Que l’on soit ou non pratiquants, nous croyons qu’un Dieu est mort le Vendredi Saint sur la Croix : celui dont on pensait qu’il gouvernait le monde du haut de sa splendeur. Le Christ, à l’heure de sa Passion, renonce volontairement à exercer une quelconque domination sur l’humanité. C’est ainsi qu’il révèle un autre Dieu, demeuré caché depuis l’origine, un Dieu qui abandonne toute puissance. C’est ce nouveau visage de Dieu qui se révèle, par Jésus, au jour de Pâques : un Dieu humble et pauvre en quête seulement de notre confiance. De ce « langage de la Croix », nous nous voulons les héritiers. Aujourd’hui, nous continuons à croire que le Dieu de Jésus-Christ nous propose une aventure d’autant plus contemporaine que notre monde est trop souvent régi par l’individualisme, le goût du pouvoir ou celui de l’argent. Nous croyons aussi que c’est en abandonnant toute volonté de puissance – en son sein comme sur la société – que l’Église peut ressusciter. Michel de Certeau écrivait dans les années 70 : « La foi chrétienne est expérience de la fragilité, moyen de devenir l’hôte d’un autre qui inquiète et fait vivre ; (…) Il s’agit d’accepter d’être faible, d’abandonner les masques dérisoires et hypocrites d’une puissance ecclésiale qui n’est plus (…). Le problème n’est pas de savoir s’il sera possible de restaurer l’entreprise ‘Église’, selon les règles de restauration de toutes entreprises.

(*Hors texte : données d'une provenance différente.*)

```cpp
__global__ void split_init_kernel(FrameCtl* ctl, prs_align_result* res, int* pending, int batch) {
  const int i = blockIdx.x * blockDim.x + threadIdx.x;
  if (i < batch) {
    FrameCtl c;
    c.it_align    = 0;
    c.need_search = 1;
    c.done        = 0;
    c.executed    = 0;
    c.flags       = 0;
    c.n_inl = c.n_out = c.n_inv = 0;
    c.db_ready                  = 0;
    c.q_tag = c.q_hits = c.q_misses = 0;
    ctl[i]                      = c;
    prs_align_result r;
    for (int k = 0; k < 36; ++k) {
      r.H[k] = 0.0f;
    }
    for (int k = 0; k < 6; ++k) {
      r.b[k] = 0.0f;
    }
    r.chi_inliers = r.chi_total = r.mean_disparity = 0.0f;
    r.num_inliers = r.num_outliers = r.num_invalid = r.num_correspondences = 0;
    r.status = r.iterations = r.iterations_executed = r.warnings = 0;
    res[i]                                                        = r;
  }
  if (i == 0) {
    *pending = 0;
  }
}

__global__ void gn_step_kernel(const float* H, const float* b, float damping, int identity_damping, float* X, int* ok) {
  float h[36], bb[6], x[16];
  for (int i = 0; i < 36; ++i) {
    h[i] = H[i];
  }
  for (int i = 0; i < 6; ++i) {
    bb[i] = b[i];
  }
  for (int i = 0; i < 16; ++i) {
    x[i] = X[i];
  }
  const bool r = gn_step(h, bb, damping, x, identity_damping != 0);
  for (int i = 0; i < 16; ++i) {
    X[i] = x[i];
  }
  *ok = r ? 1 : 0;
}

static inline uint32_t align_up16(uint32_t v) {
  return (v + 15u) / 16u * 16u;
}

struct SplitJob {
  bool active = false;
  bool last   = false;
  void* own[6]        = {nullptr, nullptr, nullptr, nullptr, nullptr, nullptr};
  size_t own_bytes[6] = {0, 0, 0, 0, 0, 0};
  hipStream_t stream  = nullptr;
  hipStream_t capture_stream = nullptr;
  ~SplitJob() {
    for (void* p : own) {
      if (p) {
        (void) hipFree(p);
      }
    }
  }
// ... 499 lines not shown
```

Measured before the change: 1.953 million.

## Skip chi/inlier statistics accumulation on non-final GN iterations, repeat if stopping

Templates the per-factor accumulation so that the first slot initialises accumulators directly instead of zero-filling and adding. It also lets chi-square and inlier/outlier count accumulation be compiled out on iterations where they are not needed. If the solver decides to stop on an iteration that skipped stats, the linearisation is rerun with stats enabled before bookkeeping. This saves arithmetic and register pressure in the hot accumulation loop, at the cost of an extra linearisation pass on early fixed-point exits and more control complexity.

```diff
diff --git a/srrg2_proslam_amd/csrc/align.hip b/srrg2_proslam_amd/csrc/align.hip
--- a/srrg2_proslam_amd/csrc/align.hip
+++ b/srrg2_proslam_amd/csrc/align.hip
@@ -236,7 +236,15 @@
 constexpr float kClsOutUnit = 2048.0f;
 constexpr int kSlotCls = 6, kSlotUnusedA = 16, kSlotUnusedB = 22;
 
-template <int DIM = 0, bool PRE_WT = false>
+template <bool FIRST>
+__device__ __forceinline__ float sum_term(const float a, const float b, const float sum) {
+  return FIRST ? a * b : fmaf(a, b, sum);
+}
+template <bool FIRST>
+__device__ __forceinline__ float sum_term2(const float a, const float b, const float c, const float d, const float sum) {
+  return fmaf(a, b, FIRST ? -(c * d) : fmaf(-c, d, sum));
+}
+template <int DIM = 0, bool PRE_WT = false, bool FIRST = false, bool STATS = true>
 __device__ __forceinline__ void factor_accumulate(const prs_aligner_params& a, const PoseRegs& X, const float4 z, const float4 p_in,
                                                   const float mean_dsp, const bool active, f2* acc, float& code, int& cls, const bool inlier_only = false) {
   const float fx = a.fx, fy = a.fy, cx = a.cx, cy = a.cy;
@@ -292,10 +300,19 @@
   o0 *= scale;
   o1 *= scale;
   o2 *= scale;
-  chi = saturated ? a.chi_threshold : chi;
   cls = !active ? 3 : (!valid ? 2 : (saturated ? 1 : 0));
-  acc[15] += f2{saturated ? 0.0f : chi, chi};
-  code += valid ? (saturated ? kClsOutUnit : 1.0f) : 0.0f;
+  if (STATS) {
+    chi = saturated ? a.chi_threshold : chi;
+    const f2 chis = f2{saturated ? 0.0f : chi, chi};
+    const float unit = valid ? (saturated ? kClsOutUnit : 1.0f) : 0.0f;
+    if (FIRST) {
+      acc[15] = chis;
+      code    = unit;
+    } else {
+      acc[15] += chis;
+      code += unit;
+    }
+  }
   const float p0 = o0 * alpha, p2 = o2 * d20, g1 = o1 * gamma, q0 = o0 * beta0, q1 = o1 * beta1, q2 = o2 * d22;
   const float K00 = fmaf(p2, d20, p0 * alpha), K02 = fmaf(p2, d22, p0 * beta0), K11 = g1 * gamma, K12 = g1 * beta1;
   const float K22 = fmaf(q2, d22, fmaf(q1, beta1, q0 * beta0));
@@ -305,32 +322,32 @@
   const float N10 = fmaf(K11, yz, -(K12 * yy)), N11 = K12 * yx, N12 = -(K11 * yx);
   const float N20 = fmaf(K12, yz, -(K22 * yy)), N21 = fmaf(K22, yx, -(K02 * yz)), N22 = fmaf(K02, yy, -(K12 * yx));
   const float wt2 = wt * wt, nwt = -wt;
-  acc[0].x  = fmaf(wt2, K00, acc[0].x);
-  acc[1].x  = fmaf(wt2, K02, acc[1].x);
-  acc[3].y  = fmaf(wt2, K11, acc[3].y);
-  acc[4].x  = fmaf(wt2, K12, acc[4].x);
-  acc[6].x  = fmaf(wt2, K22, acc[6].x);
-  acc[1].y  = fmaf(nwt, N00, acc[1].y);
-  acc[2].x  = fmaf(nwt, N01, acc[2].x);
-  acc[2].y  = fmaf(nwt, N02, acc[2].y);
-  acc[4].y  = fmaf(nwt, N10, acc[4].y);
-  acc[5].x  = fmaf(nwt, N11, acc[5].x);
-  acc[5].y  = fmaf(nwt, N12, acc[5].y);
-  acc[6].y  = fmaf(nwt, N20, acc[6].y);
-  acc[7].x  = fmaf(nwt, N21, acc[7].x);
-  acc[7].y  = fmaf(nwt, N22, acc[7].y);
-  acc[8].y  = fmaf(yz, N10, fmaf(-yy, N20, acc[8].y));
-  acc[9].x  = fmaf(yz, N11, fmaf(-yy, N21, acc[9].x));
-  acc[9].y  = fmaf(yz, N12, fmaf(-yy, N22, acc[9].y));
-  acc[10].x = fmaf(yx, N21, fmaf(-yz, N01, acc[10].x));
-  acc[10].y = fmaf(yx, N22, fmaf(-yz, N02, acc[10].y));
-  acc[11].y = fmaf(yy, N02, fmaf(-yx, N12, acc[11].y));
-  acc[12].x = fmaf(wt, r0, acc[12].x);
-  acc[12].y = fmaf(wt, r1, acc[12].y);
-  acc[13].x = fmaf(wt, r2, acc[13].x);
-  acc[13].y = fmaf(yy, r2, fmaf(-yz, r1, acc[13].y));
-  acc[14].x = fmaf(yz, r0, fmaf(-yx, r2, acc[14].x));
-  acc[14].y = fmaf(yx, r1, fmaf(-yy, r0, acc[14].y));
+  acc[0].x  = sum_term<FIRST>(wt2, K00, acc[0].x);
+  acc[1].x  = sum_term<FIRST>(wt2, K02, acc[1].x);
+  acc[3].y  = sum_term<FIRST>(wt2, K11, acc[3].y);
+  acc[4].x  = sum_term<FIRST>(wt2, K12, acc[4].x);
+  acc[6].x  = sum_term<FIRST>(wt2, K22, acc[6].x);
+  acc[1].y  = sum_term<FIRST>(nwt, N00, acc[1].y);
+  acc[2].x  = sum_term<FIRST>(nwt, N01, acc[2].x);
+  acc[2].y  = sum_term<FIRST>(nwt, N02, acc[2].y);
+  acc[4].y  = sum_term<FIRST>(nwt, N10, acc[4].y);
+  acc[5].x  = sum_term<FIRST>(nwt, N11, acc[5].x);
+  acc[5].y  = sum_term<FIRST>(nwt, N12, acc[5].y);
+  acc[6].y  = sum_term<FIRST>(nwt, N20, acc[6].y);
+  acc[7].x  = sum_term<FIRST>(nwt, N21, acc[7].x);
+  acc[7].y  = sum_term<FIRST>(nwt, N22, acc[7].y);
+  acc[8].y  = sum_term2<FIRST>(yz, N10, yy, N20, acc[8].y);
+  acc[9].x  = sum_term2<FIRST>(yz, N11, yy, N21, acc[9].x);
+  acc[9].y  = sum_term2<FIRST>(yz, N12, yy, N22, acc[9].y);
+  acc[10].x = sum_term2<FIRST>(yx, N21, yz, N01, acc[10].x);
+  acc[10].y = sum_term2<FIRST>(yx, N22, yz, N02, acc[10].y);
+  acc[11].y = sum_term2<FIRST>(yy, N02, yx, N12, acc[11].y);
+  acc[12].x = sum_term<FIRST>(wt, r0, acc[12].x);
+  acc[12].y = sum_term<FIRST>(wt, r1, acc[12].y);
+  acc[13].x = sum_term<FIRST>(wt, r2, acc[13].x);
+  acc[13].y = sum_term2<FIRST>(yy, r2, yz, r1, acc[13].y);
+  acc[14].x = sum_term2<FIRST>(yz, r0, yx, r2, acc[14].x);
+  acc[14].y = sum_term2<FIRST>(yx, r1, yy, r0, acc[14].y);
 }
 
 
@@ -1900,10 +1917,11 @@
 }
 
 template <bool SHIPPED_FORMS = false, int PLAIN = 0>
-__device__ __forceinline__ void gn_solve_wave(const AlignArgs& g, GnShared& sh, const int frame, const int nc, const int stid, const bool inlier_run) {
+__device__ __forceinline__ void gn_solve_wave(const AlignArgs& g, GnShared& sh, const int frame, const int nc, const int stid, const bool inlier_run,
+                                              const bool want_stats) {
   const int lane = stid;
   if (sh.pose_ok) {
-    const int rrow = lane < 6 ? lane : 5;
+    const int rrow = cold_copy(lane < 6 ? lane : 5);
     const int blk  = rrow >= 3 ? 1 : 0;
     const int ci   = rrow - 3 * blk;
     const float* Yb = &sh.H[18 * blk];
@@ -1936,7 +1954,7 @@
     __builtin_amdgcn_wave_barrier();
     __builtin_amdgcn_fence(__ATOMIC_ACQUIRE, "wavefront");
   }
-  if (stid == 0) {
+  if (stid == 0 && want_stats) {
     const int cc = (int) sh.fcnt[0];
     sh.n_inl     = cc & ((int) kClsOutUnit - 1);
     sh.n_out     = cc / (int) kClsOutUnit;
@@ -2024,8 +2042,9 @@
     int next        = it_align;
     const bool over = gn_advance(g.a, extra, next, fixed_point, sh.n_inl);
     if (!over && next < g.a.max_iterations) {
+      const int e16 = cold_copy(stid);
       if (stid < 16) {
-        sh.T[stid] = sh.A[stid];
+        sh.T[e16] = sh.A[e16];
       }
       if (!sh.converged) {
         const unsigned long long k  = g.f.number_of_solver_iterations_per_projection;
@@ -2036,7 +2055,7 @@
           }
         } else {
           if (stid < 16) {
-            sh.Tprev[stid] = sh.A[stid];
+            sh.Tprev[e16] = sh.A[e16];
           }
           if (stid == 0) {
             sh.it = it + 1;
@@ -2179,8 +2198,9 @@
   bool have_cls     = false;
 
 
+  bool stats_repeat = false;
   while (true) {
-    ++executed;
+    executed += stats_repeat ? 0 : 1;
     if (nc < g.a.min_num_correspondences) {
       if (tid == 0) {
         sh.n_inl = sh.n_out = sh.n_inv = 0;
@@ -2201,38 +2221,51 @@
       __syncthreads();
     } else {
       const bool inlier_run = PLAIN == 0 && it_align >= g.a.max_iterations;
+      const bool want_stats = stats_repeat || it_align + 1 == g.a.max_iterations || it_align + 1 >= g.a.max_iterations + extra || g.a.step_norm_exit > 0.0f;
       have_cls              = true;
       cls_bits              = 0;
       const PoseRegs pose = {sh.A[0], sh.A[1], sh.A[2], sh.A[3], sh.A[4], sh.A[5], sh.A[6], sh.A[7], sh.A[8], sh.A[9], sh.A[10], sh.A[11]};
       const bool pose_ok  = __builtin_amdgcn_readfirstlane(sh.pose_ok) != 0;
-      f2 acc[kPairs];
-#pragma unroll
-      for (int i = 0; i < kPairs; ++i) {
-        acc[i] = f2{0.0f, 0.0f};
-      }
-      float code = 0.0f;
+      auto linearise = [&](auto stats_tag) __attribute__((always_inline)) -> float {
+        constexpr bool STATS = decltype(stats_tag)::value;
+        f2 acc[kPairs];
+        float code;
+        auto pass = [&](const int k, auto first_tag) __attribute__((always_inline)) {
+          const int c0 = k * THREADS;
+          const int c  = c0 + tid;
+          float4 z, p;
+          if (k < LS || (k == LS && c0 + 64 * wave < LROWS)) {
+            z = lz[c];
+            p = lp[c];
+          } else {
+            const int cs = cold_copy(c);
+            z   = c < nc ? gops[2 * cs] : make_float4(0.f, 0.f, 0.f, 1.f);
+            p   = c < nc ? gops[2 * cs + 1] : make_float4(0.f, 0.f, 1.f, 1.f);
+          }
+          int cls;
+          factor_accumulate<DIM, true, decltype(first_tag)::value, STATS>(g.a, pose, z, p, mean_dsp, c < nc, acc, code, cls, inlier_run);
+          if (KEEP_CLS) {
+            cls_bits |= (uint32_t) (cls & 3) << (2 * k);
+          }
+        };
+        acc[0].y = acc[kSlotUnusedA >> 1].x = acc[kSlotUnusedB >> 1].x = 0.0f;
+        if (!STATS) {
+          acc[15] = f2{0.0f, 0.0f};
+          code    = 0.0f;
+        }
+        pass(0, std::true_type{});
+#pragma unroll
+        for (int k = 1; k < SLOTS; ++k) {
+          if (k * THREADS + 64 * wave < nc) {
+            pass(k, std::false_type{});
+          }
+        }
+        acc[kSlotCls >> 1].x = code;
+        return wave_sum_slots(acc, lane);
+      };
+      float tot = 0.0f;
       if (pose_ok) {
-#pragma unroll
-        for (int k = 0; k < SLOTS; ++k) {
-          const int c0 = k * THREADS;
-          if (k == 0 || c0 + 64 * wave < nc) {
-            const int c = c0 + tid;
-            float4 z, p;
-            if (k < LS || (k == LS && c0 + 64 * wave < LROWS)) {
-              z = lz[c];
-              p = lp[c];
-            } else {
-              const int cs = cold_copy(c);
-              z   = c < nc ? gops[2 * cs] : make_float4(0.f, 0.f, 0.f, 1.f);
-              p   = c < nc ? gops[2 * cs + 1] : make_float4(0.f, 0.f, 1.f, 1.f);
-            }
-            int cls;
-            factor_accumulate<DIM, true>(g.a, pose, z, p, mean_dsp, c < nc, acc, code, cls, inlier_run);
-            if (KEEP_CLS) {
-              cls_bits |= (uint32_t) (cls & 3) << (2 * k);
-            }
-          }
-        }
+        tot = want_stats ? linearise(std::true_type{}) : linearise(std::false_type{});
       } else if (KEEP_CLS) {
 #pragma unroll
         for (int k = 0; k < SLOTS; ++k) {
@@ -2241,8 +2274,6 @@
           }
         }
       }
-      acc[kSlotCls >> 1].x = code;
-      float tot = wave_sum_slots(acc, lane);
       if (wave != solver) {
         sh.wsum[my_slot] = tot;
       }
@@ -2250,17 +2281,25 @@
       if (wave == solver) {
         tot = tot + sh.wsum[my_slot];
         tot = tot + 0.0f;
-        (&sh.H[0])[sum_dst] = tot;
+        if (want_stats || (uint32_t) (sum_dst - 42) > 2u) {
+          (&sh.H[0])[sum_dst] = tot;
+        }
         __builtin_amdgcn_fence(__ATOMIC_RELEASE, "wavefront");
         __builtin_amdgcn_wave_barrier();
         __builtin_amdgcn_fence(__ATOMIC_ACQUIRE, "wavefront");
-        gn_solve_wave<DIM != 0, PLAIN>(g, sh, frame, nc, stid, inlier_run);
+        gn_solve_wave<DIM != 0, PLAIN>(g, sh, frame, nc, stid, inlier_run, want_stats);
         __builtin_amdgcn_fence(__ATOMIC_RELEASE, "wavefront");
         __builtin_amdgcn_wave_barrier();
         __builtin_amdgcn_fence(__ATOMIC_ACQUIRE, "wavefront");
-        gn_finder_bookkeeping(g, sh, stid, nc, it_align, extra, sh.stop != 0);
+        if (!stats_repeat) {
+          gn_finder_bookkeeping(g, sh, stid, nc, it_align, extra, sh.stop != 0);
+        }
       }
       __syncthreads();
+      stats_repeat = !want_stats && sh.stop != 0;
+      if (stats_repeat) {
+        continue;
+      }
     }
     if (gn_advance(g.a, extra, it_align, sh.stop != 0, sh.n_inl)) {
       done = true;
```

New measurement: 1.973 million (median of 6 runs). No clear change (+1.0%).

La seule question qui vaille est celle-ci : se trouvera-t-il des chrétiens pour vouloir rechercher ces ouvertures priantes, errantes, admiratrices ? S’il est des hommes qui veuillent encore entrer dans cette expérience de foi, qui y reconnaissent leur nécessaire, il leur reviendra d’accorder leur Église à leur foi… »

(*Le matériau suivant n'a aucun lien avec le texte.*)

template <int NT>
__device__ __forceinline__ void hf_tiles(hf_f32x4 (&acc)[NT], const float* __restrict__ xs, int LD, int Kp, int K,
                                         const float* __restrict__ W, int ldw, const int (&n0)[NT], int N, int lc, int lq) {
  const int KQ = Kp >> 2;
  const int kbase = lq * KQ;
  int col[NT];
  bool cok[NT];
#pragma unroll
  for (int t = 0; t < NT; ++t) {
    cok[t] = n0[t] >= 0 && n0[t] + lc < N;
    col[t] = cok[t] ? n0[t] + lc : 0;
  }
  float b0[NT][HF_CH], b1[NT][HF_CH];
  auto fetch = [&](float (&bb)[NT][HF_CH], int s0) {
// ... 125 lines not shown
      hf_f32x4 acc[1] = {{0.f, 0.f, 0.f, 0.f}};
      const int t0 = tb + wave;
      const int n0[1] = {t0 < tend ? t0 * 16 : -1};
      if (n0[0] >= 0) hf_tiles<1>(acc, xs, LD0, Kp0, Dh, a.W1, N1, n0, N1, lc, lq);
      const int col = n0[0] + lc;
      const float bias = a.b1[min(max(col, 0), N1 - 1)];
      if (n0[0] >= 0 && col < N1) {
#pragma unroll
        for (int r = 0; r < 4; ++r) {
          const int row = b0 + lq * 4 + r;
          const float v = hf_act(acc[0][r], bias, a.drop, a.keep, a.mask0, seed0, row, col, N1);
          if (row < a.B) a.f1[(int64_t)row * N1 + col] = v;
        }
      }
    }
    return;
  }
  if (phase == 2) {
    for (int e = tid; e < HF_ROWS * N1; e += 64 * HF_NW) {
      const int i = e / N1, j = e - i * N1;
      const int row = min(b0 + i, a.B - 1);
      f1s[i * LD1 + j] = a.f1[(int64_t)row * N1 + j];
    }
  }
  for (int tb = 0; phase == 0 && tb < nt1; tb += 2 * HF_NW) {
    hf_f32x4 acc[2] = {{0.f, 0.f, 0.f, 0.f}, {0.f, 0.f, 0.f, 0.f}};
    const int t0 = tb + wave, t1 = tb + HF_NW + wave;
    const int n0[2] = {t0 < nt1 ? t0 * 16 : -1, t1 < nt1 ? t1 * 16 : -1};
    if (n0[0] >= 0) hf_tiles<2>(acc, xs, LD0, Kp0, Dh, a.W1, N1, n0, N1, lc, lq);
    float bias1[2];
#pragma unroll
    for (int t = 0; t < 2; ++t) bias1[t] = a.b1[min(max(n0[t] + lc, 0), N1 - 1)];
#pragma unroll
    for (int t = 0; t < 2; ++t) {
      const int col = n0[t] + lc;
      if (n0[t] < 0 || col >= N1) continue;
      const float bias = bias1[t];
#pragma unroll
      for (int r = 0; r < 4; ++r) {
        const int i = lq * 4 + r, row = b0 + i;
        const float v = hf_act(acc[t][r], bias, a.drop, a.keep, a.mask0, seed0, row, col, N1);
        f1s[i * LD1 + col] = v;
        if (row < a.B) a.f1[(int64_t)row * N1 + col] = v;
      }
    }
  }
  __syncthreads();

  const int nt2 = (N2 + 15) >> 4;
  for (int tb = 0; tb < nt2; tb += HF_NW) {
    hf_f32x4 acc[1] = {{0.f, 0.f, 0.f, 0.f}};
    const int t0 = tb + wave;
    const int n0[1] = {t0 < nt2 ? t0 * 16 : -1};
    if (n0[0] >= 0) hf_tiles<1>(acc, f1s, LD1, Kp1, N1, a.W2, N2, n0, N2, lc, lq);
    const int col = n0[0] + lc;
    const float bias2 = a.b2[min(max(col, 0), N2 - 1)];
    if (n0[0] >= 0 && col < N2) {
      const float bias = bias2;
#pragma unroll
      for (int r = 0; r < 4; ++r) {
        const int i = lq * 4 + r, row = b0 + i;
        const float v = hf_act(acc[0][r], bias, a.drop, a.keep, a.mask1, seed1, row, col, N2);
        f2s[i * LD2 + col] = v;
        if (row < a.B) a.f2[(int64_t)row * N2 + col] = v;
      }
    }
  }
  __syncthreads();

  if (wave == 0) {
    const int i = lane >> 2, part = lane & 3;
    float s = 0.f;
    for (int n = part; n < N2; n += 4) s = fmaf(f2s[i * LD2 + n], a.W3[n], s);
    s += __shfl_xor(s, 1, 64);
    s += __shfl_xor(s, 2, 64);
    const int row = b0 + i;
    if (part == 0 && row < a.B) {
      const float z = s + a.b3[0];
      const float p = sigmoidf_(z);
      const float lab = (float)a.label[row];
      const float eps = 1e-7f;
      a.logit[row] = z;
      a.y[row] = p;
      a.lossb[row] = -lab * logf(p + eps) - (1.0f - lab) * logf(1.0f - p + eps);
      const float dp = (-lab / (p + eps) + (1.0f - lab) / (1.0f - p + eps)) / (float)a.Bglobal;
      const float dl = dp * p * (1.0f - p);
      a.dlogit[row] = dl;
      xs[i] = dl;
    }
  }
  __syncthreads();
  if (a.dz2) {
    for (int e = tid; e < HF_ROWS * N2; e += 64 * HF_NW) {
      const int i = e / N2, n = e - i * N2, row = b0 + i;
      const float q = xs[i] * a.W3[n] / a.keep;
      if (row < a.B) a.dz2[(int64_t)row * N2 + n] = f2s[i * LD2 + n] > 0.f ? q : 0.f;
    }
  }
}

Ce livre voudrait être un signe - parmi d’autres - qu’il en est encore certains pour qui cette expérience de la foi vaut la peine d’être vécue. Il comporte deux parties. La première - « Notre Eglise est l’Église des saints » - est un entretien avec Michel Jondot. Les premiers faits rapportés remontent à 1974 : alors que Michel avait déjà une longue expérience de vie en Église comme vicaire, professeur de séminaires et aumônier de lycée, il devient curé d’une paroisse du diocèse de Nanterre où Monseigneur Delarue m’envoie deux mois après l’arrivée de Michel. Il retrace son histoire – celle d’un prêtre de la base - et l’évolution de l’Église telle qu’il l’a vécue. La deuxième partie, « Le christianisme éclaté » comporte un entretien que des amis m’ont demandé de leur accorder sur ma vie en Église. À partir de mon expérience et des dysfonctionnements qui n’ont cessé de se manifester, je propose ensuite un regard sur l’Église aujourd’hui. Ce livre voudrait être l’un de ces éclats dont Michel de Certeau disait : « Le christianisme : mille éclats sur la surface de la mer ».